■ Work instructions: Once the line with "const uint32_t q0 = sg.start;" is found in the entries below, repeat it and each following line exactly, up to and including the line with "if (RUNS &&". Add no other lines.

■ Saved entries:
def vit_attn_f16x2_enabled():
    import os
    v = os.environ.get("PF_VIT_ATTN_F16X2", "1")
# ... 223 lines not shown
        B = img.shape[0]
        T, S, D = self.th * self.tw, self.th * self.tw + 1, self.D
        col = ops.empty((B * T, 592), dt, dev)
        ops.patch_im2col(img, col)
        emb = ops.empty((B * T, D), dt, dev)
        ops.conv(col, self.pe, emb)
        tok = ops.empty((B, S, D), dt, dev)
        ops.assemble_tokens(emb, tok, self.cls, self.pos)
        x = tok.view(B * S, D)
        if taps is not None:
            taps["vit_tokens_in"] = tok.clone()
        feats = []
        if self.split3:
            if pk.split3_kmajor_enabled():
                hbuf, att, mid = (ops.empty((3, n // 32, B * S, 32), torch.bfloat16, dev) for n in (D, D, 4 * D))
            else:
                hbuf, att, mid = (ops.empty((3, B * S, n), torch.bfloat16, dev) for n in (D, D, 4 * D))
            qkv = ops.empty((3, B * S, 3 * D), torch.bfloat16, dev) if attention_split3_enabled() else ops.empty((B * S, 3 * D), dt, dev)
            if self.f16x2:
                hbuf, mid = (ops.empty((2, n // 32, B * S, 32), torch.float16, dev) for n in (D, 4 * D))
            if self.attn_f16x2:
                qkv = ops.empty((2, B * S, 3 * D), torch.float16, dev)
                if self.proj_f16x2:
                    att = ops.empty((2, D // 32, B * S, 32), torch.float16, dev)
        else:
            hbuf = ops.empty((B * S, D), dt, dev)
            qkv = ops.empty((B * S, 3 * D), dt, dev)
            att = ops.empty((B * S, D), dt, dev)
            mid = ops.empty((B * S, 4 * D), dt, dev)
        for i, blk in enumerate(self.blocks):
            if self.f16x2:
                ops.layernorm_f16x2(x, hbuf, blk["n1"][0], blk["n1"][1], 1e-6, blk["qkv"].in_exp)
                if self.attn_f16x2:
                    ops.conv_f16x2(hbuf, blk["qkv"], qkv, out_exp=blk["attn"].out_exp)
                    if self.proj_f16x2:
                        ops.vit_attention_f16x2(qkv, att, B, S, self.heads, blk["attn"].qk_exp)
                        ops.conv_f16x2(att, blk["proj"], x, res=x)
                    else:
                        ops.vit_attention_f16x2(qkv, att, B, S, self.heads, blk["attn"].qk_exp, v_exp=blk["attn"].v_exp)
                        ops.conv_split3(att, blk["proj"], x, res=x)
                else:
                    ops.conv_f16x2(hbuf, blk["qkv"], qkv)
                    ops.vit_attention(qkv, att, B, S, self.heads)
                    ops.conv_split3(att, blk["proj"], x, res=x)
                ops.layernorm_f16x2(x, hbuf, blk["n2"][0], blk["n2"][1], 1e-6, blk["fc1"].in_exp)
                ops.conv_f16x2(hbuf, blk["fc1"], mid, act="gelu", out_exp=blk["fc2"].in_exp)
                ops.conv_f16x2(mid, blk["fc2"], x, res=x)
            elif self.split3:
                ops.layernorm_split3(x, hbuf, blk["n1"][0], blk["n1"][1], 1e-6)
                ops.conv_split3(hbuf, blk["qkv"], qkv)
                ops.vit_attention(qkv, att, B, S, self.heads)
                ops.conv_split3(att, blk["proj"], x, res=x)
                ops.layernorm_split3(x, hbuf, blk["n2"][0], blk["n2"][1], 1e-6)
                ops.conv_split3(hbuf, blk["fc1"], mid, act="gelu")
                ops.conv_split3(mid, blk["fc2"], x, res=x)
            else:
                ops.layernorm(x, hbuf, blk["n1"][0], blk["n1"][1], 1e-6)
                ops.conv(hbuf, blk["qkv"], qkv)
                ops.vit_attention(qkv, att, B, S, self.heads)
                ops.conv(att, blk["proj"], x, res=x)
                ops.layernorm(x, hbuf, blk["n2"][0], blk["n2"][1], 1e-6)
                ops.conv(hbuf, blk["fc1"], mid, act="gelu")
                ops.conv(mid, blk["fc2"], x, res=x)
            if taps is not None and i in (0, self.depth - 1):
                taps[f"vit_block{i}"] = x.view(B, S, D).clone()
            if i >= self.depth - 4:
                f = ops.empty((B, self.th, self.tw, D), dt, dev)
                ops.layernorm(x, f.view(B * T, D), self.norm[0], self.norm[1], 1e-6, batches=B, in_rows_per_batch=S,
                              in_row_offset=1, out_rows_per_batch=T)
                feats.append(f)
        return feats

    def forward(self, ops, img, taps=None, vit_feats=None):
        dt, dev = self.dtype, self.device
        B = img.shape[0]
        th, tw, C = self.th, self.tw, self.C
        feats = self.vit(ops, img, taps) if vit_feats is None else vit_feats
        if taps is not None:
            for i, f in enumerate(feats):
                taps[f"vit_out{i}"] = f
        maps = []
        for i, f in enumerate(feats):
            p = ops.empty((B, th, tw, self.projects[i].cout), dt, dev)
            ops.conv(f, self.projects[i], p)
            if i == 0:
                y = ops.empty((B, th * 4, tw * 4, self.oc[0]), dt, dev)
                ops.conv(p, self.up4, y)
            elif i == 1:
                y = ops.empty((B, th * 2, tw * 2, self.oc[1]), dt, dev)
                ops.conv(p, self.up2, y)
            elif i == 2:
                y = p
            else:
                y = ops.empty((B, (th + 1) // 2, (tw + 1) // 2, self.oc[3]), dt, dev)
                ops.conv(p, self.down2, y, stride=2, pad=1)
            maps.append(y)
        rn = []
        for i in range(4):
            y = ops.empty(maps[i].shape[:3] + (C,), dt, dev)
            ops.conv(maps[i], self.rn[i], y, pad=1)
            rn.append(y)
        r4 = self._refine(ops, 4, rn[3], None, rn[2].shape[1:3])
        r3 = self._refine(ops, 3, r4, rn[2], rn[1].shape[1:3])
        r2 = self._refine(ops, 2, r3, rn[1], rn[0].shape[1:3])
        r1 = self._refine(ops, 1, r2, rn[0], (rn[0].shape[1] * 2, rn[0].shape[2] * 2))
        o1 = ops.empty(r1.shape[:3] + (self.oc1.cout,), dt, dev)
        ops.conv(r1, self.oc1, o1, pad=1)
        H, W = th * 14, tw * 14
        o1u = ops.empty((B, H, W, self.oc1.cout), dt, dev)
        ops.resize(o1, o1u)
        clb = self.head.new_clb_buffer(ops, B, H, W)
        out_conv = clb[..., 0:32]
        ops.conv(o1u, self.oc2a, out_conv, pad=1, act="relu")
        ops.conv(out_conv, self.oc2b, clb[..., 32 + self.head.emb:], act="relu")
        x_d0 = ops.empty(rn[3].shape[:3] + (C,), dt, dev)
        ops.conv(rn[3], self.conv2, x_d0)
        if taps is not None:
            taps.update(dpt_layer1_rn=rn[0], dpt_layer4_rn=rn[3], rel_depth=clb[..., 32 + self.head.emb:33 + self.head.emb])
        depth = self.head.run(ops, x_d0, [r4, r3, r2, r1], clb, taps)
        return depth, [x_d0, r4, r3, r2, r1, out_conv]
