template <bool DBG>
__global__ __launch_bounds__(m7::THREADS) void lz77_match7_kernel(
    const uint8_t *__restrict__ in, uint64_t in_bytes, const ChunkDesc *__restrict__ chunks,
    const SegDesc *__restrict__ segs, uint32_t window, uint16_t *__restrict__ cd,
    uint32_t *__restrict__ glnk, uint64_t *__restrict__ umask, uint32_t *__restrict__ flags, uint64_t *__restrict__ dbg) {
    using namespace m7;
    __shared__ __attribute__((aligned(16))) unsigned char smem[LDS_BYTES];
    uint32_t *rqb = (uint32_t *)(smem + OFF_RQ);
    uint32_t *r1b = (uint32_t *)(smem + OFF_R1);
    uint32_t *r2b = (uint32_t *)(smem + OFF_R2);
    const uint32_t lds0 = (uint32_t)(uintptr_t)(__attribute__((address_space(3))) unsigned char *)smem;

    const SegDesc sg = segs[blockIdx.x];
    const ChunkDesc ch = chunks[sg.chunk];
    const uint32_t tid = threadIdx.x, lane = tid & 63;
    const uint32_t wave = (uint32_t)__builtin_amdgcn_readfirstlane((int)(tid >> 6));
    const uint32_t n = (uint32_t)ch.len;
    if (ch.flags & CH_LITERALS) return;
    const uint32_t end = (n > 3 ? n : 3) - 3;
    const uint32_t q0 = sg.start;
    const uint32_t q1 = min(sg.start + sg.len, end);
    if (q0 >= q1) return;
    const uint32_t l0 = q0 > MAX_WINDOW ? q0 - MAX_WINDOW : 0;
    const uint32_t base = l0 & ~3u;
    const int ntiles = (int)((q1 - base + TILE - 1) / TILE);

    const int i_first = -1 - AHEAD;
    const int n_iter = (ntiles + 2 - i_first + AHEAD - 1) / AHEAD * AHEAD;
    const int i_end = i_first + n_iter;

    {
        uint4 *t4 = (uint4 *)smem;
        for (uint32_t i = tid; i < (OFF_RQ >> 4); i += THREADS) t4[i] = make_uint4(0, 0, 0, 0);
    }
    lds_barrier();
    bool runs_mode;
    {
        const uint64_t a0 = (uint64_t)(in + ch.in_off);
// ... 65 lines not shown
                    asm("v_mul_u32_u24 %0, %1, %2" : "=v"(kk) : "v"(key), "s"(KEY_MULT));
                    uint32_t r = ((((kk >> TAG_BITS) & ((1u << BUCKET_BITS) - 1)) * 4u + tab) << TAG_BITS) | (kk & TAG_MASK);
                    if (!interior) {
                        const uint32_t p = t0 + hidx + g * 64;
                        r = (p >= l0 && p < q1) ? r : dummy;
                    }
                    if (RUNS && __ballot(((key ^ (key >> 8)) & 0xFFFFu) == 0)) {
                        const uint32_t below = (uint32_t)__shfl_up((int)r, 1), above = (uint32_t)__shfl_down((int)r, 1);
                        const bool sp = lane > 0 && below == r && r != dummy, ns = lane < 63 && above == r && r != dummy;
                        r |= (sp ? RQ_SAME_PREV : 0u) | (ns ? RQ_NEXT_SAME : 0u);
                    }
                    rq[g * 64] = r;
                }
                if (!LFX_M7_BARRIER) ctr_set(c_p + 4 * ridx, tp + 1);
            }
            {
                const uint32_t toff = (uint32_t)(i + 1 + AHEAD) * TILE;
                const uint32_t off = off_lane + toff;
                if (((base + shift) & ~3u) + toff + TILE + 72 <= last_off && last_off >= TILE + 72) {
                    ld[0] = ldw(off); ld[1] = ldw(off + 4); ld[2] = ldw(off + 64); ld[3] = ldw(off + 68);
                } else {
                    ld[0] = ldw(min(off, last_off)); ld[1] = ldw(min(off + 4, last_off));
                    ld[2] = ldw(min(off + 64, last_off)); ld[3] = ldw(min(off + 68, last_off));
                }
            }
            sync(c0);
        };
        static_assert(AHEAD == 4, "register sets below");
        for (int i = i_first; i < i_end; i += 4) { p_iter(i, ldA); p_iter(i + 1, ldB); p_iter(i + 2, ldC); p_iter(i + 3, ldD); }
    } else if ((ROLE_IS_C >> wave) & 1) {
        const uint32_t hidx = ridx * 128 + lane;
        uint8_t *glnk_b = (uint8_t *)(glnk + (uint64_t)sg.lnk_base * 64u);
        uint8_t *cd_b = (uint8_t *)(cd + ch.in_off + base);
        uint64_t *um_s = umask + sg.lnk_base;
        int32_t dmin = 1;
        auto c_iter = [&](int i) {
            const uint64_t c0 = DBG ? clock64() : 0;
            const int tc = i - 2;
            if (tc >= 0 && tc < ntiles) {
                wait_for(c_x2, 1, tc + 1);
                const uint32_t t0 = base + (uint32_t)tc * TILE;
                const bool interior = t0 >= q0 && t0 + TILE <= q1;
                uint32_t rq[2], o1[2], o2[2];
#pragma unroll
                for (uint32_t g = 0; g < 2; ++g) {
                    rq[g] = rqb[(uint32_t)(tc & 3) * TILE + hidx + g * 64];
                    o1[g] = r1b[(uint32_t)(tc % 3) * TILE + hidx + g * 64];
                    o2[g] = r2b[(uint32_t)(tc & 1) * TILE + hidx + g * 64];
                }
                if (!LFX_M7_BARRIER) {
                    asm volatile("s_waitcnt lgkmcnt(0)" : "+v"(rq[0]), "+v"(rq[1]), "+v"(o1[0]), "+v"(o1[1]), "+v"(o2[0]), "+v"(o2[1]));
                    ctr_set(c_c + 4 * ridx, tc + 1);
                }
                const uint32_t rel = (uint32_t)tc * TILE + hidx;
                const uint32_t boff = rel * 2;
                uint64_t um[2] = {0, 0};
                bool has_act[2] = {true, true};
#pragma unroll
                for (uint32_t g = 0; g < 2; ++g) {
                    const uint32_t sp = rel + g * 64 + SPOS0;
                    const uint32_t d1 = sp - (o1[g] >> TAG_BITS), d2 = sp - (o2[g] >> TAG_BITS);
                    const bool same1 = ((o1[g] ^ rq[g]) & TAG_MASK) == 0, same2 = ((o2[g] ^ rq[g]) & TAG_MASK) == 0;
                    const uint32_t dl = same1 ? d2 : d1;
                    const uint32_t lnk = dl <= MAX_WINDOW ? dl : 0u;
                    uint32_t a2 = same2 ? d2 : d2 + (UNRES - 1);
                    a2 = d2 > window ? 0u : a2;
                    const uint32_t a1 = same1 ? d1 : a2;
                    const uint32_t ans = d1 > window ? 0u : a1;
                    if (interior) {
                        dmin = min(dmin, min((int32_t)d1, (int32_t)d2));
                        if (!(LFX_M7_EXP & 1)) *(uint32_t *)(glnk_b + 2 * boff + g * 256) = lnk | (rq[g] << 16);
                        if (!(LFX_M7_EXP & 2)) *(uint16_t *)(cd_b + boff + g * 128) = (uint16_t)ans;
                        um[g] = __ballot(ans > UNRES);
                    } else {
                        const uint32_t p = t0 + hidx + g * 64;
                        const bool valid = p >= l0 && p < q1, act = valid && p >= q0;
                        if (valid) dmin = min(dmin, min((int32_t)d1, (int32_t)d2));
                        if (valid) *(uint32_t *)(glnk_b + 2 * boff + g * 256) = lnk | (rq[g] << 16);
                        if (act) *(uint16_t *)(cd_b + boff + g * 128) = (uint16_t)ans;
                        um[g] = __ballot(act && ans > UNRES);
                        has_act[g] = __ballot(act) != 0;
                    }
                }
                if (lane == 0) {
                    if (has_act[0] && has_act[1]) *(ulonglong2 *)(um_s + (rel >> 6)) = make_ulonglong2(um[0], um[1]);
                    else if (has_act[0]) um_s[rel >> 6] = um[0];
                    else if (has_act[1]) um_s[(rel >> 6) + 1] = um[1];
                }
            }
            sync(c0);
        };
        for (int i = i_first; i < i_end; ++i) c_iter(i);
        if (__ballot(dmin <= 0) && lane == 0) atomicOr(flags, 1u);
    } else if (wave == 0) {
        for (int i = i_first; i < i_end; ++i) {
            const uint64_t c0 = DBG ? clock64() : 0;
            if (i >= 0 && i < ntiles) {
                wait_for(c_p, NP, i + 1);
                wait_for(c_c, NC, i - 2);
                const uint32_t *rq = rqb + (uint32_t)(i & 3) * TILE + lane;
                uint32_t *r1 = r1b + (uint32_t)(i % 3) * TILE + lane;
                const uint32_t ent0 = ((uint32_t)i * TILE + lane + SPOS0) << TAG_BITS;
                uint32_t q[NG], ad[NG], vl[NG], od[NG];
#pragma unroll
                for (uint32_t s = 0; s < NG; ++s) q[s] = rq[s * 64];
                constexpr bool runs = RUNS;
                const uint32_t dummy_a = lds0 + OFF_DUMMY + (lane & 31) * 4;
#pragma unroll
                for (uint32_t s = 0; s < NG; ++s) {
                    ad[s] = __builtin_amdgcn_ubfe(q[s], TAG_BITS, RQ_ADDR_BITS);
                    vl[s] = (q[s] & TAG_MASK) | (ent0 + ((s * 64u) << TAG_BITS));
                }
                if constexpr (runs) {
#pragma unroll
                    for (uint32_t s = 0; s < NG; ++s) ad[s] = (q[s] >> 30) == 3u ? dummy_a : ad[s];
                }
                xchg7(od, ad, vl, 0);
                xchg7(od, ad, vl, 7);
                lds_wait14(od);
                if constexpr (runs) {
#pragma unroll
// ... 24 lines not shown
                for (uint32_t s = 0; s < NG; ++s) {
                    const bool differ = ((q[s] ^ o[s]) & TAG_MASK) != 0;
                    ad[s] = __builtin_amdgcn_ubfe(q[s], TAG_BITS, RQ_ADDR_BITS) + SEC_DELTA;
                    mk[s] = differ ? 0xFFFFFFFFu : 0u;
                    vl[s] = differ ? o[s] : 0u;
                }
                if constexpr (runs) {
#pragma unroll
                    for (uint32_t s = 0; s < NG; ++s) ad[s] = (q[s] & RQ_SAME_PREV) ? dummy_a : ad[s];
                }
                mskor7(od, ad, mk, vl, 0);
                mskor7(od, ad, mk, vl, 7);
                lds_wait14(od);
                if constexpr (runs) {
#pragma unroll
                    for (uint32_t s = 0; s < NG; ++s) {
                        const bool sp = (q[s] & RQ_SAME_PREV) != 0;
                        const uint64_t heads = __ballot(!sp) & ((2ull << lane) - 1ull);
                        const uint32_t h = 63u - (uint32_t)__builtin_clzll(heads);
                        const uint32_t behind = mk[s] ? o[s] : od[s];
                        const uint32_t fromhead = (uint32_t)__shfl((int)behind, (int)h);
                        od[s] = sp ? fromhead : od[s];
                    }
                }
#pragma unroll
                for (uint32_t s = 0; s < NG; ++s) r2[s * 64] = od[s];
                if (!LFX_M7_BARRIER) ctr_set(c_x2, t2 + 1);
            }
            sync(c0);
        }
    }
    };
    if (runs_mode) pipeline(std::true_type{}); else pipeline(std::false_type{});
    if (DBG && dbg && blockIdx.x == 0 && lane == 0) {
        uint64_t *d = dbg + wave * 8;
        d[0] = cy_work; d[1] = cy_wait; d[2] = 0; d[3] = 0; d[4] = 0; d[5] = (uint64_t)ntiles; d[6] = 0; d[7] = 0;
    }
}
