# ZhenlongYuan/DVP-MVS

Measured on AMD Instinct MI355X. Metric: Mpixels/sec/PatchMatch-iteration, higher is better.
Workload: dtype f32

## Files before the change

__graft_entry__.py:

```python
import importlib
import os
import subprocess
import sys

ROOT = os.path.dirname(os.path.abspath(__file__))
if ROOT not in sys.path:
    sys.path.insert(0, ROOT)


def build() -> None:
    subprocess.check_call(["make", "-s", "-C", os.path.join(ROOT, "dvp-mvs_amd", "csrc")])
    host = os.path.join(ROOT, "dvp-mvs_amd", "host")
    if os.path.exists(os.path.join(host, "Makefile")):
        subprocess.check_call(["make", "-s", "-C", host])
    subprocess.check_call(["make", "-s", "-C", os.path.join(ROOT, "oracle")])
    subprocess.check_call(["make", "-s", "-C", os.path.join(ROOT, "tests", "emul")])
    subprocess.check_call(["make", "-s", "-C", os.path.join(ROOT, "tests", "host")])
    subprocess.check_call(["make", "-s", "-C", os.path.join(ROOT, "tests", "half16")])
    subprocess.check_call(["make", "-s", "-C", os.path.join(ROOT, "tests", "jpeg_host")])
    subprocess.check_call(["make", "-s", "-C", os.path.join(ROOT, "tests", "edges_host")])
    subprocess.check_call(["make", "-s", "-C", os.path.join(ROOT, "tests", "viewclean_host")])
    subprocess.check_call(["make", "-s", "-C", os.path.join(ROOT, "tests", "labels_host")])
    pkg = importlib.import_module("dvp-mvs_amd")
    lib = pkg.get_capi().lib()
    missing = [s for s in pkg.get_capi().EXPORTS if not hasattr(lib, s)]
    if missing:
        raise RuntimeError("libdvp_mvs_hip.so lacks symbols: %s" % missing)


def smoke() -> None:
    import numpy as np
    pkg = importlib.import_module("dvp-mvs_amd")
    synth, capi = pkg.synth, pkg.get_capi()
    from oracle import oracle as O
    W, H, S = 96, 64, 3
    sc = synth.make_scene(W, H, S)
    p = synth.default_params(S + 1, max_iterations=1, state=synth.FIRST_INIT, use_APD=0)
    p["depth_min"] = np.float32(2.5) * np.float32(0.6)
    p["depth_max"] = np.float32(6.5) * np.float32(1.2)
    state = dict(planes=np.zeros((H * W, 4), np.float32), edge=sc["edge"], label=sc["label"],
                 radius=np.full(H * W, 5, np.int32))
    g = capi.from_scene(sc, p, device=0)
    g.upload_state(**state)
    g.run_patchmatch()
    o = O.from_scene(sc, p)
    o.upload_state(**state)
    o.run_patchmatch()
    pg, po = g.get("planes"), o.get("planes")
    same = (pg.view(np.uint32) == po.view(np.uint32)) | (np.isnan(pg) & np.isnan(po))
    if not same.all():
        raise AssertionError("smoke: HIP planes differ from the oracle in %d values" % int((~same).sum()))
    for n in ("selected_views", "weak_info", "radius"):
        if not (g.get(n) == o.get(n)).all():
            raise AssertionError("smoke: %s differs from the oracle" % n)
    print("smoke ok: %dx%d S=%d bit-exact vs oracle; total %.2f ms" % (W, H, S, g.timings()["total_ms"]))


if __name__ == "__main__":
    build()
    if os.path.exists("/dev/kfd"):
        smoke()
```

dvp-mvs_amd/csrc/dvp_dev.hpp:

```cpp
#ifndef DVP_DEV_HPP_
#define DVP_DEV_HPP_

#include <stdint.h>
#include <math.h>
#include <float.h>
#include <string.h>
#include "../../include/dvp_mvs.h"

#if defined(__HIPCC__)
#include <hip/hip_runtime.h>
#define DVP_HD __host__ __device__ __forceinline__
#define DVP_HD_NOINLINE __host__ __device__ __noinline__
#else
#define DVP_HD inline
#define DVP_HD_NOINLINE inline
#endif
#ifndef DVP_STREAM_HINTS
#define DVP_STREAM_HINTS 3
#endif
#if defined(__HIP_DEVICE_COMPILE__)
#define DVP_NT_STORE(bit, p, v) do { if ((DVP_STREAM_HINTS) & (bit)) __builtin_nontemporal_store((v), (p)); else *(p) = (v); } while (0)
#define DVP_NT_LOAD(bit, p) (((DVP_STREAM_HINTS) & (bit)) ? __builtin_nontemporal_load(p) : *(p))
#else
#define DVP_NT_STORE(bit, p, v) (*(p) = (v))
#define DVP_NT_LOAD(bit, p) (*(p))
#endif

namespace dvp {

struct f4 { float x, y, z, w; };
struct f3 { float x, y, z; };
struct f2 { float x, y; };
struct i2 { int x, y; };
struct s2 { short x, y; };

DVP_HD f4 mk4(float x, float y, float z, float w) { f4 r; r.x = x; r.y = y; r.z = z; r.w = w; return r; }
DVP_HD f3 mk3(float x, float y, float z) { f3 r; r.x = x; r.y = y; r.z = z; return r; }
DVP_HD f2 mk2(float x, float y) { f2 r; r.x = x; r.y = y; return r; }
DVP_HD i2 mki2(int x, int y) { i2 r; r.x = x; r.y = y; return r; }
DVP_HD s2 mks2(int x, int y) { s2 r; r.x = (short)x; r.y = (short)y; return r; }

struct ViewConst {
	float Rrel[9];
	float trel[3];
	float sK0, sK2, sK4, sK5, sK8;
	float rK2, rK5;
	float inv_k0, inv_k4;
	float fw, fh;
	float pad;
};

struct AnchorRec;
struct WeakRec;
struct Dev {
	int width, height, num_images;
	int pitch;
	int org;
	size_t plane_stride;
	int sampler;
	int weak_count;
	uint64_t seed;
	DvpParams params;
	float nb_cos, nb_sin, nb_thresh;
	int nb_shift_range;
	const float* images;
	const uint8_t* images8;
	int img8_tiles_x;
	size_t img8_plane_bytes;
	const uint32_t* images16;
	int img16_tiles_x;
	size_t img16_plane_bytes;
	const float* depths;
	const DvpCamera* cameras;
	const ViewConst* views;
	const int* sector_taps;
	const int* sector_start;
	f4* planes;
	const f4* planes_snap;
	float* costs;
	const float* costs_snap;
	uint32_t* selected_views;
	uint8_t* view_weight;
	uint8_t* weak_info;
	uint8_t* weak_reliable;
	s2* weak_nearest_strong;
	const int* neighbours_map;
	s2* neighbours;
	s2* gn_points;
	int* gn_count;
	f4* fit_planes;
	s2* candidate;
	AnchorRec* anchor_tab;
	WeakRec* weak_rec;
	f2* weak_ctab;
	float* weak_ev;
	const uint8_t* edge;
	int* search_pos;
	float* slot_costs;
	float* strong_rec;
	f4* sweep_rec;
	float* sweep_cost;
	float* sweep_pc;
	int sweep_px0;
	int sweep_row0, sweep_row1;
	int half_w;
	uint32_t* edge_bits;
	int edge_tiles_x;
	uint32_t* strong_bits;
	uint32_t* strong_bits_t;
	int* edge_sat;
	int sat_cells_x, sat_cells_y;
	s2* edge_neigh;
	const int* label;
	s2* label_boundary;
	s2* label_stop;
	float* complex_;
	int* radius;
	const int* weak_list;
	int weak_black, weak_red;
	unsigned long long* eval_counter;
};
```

■ Solution below:
    const uint32_t q0 = sg.start;
    const uint32_t q1 = min(sg.start + sg.len, end);
    if (q0 >= q1) return;
    const uint32_t l0 = q0 > MAX_WINDOW ? q0 - MAX_WINDOW : 0;
    const uint32_t base = l0 & ~3u;
    const int ntiles = (int)((q1 - base + TILE - 1) / TILE);

    const int i_first = -1 - AHEAD;
    const int n_iter = (ntiles + 2 - i_first + AHEAD - 1) / AHEAD * AHEAD;
    const int i_end = i_first + n_iter;

    {
        uint4 *t4 = (uint4 *)smem;
        for (uint32_t i = tid; i < (OFF_RQ >> 4); i += THREADS) t4[i] = make_uint4(0, 0, 0, 0);
    }
    lds_barrier();
    bool runs_mode;
    {
        const uint64_t a0 = (uint64_t)(in + ch.in_off);
// ... 65 lines not shown
                    asm("v_mul_u32_u24 %0, %1, %2" : "=v"(kk) : "v"(key), "s"(KEY_MULT));
                    uint32_t r = ((((kk >> TAG_BITS) & ((1u << BUCKET_BITS) - 1)) * 4u + tab) << TAG_BITS) | (kk & TAG_MASK);
                    if (!interior) {
                        const uint32_t p = t0 + hidx + g * 64;
                        r = (p >= l0 && p < q1) ? r : dummy;
                    }
                    if (RUNS && __ballot(((key ^ (key >> 8)) & 0xFFFFu) == 0)) {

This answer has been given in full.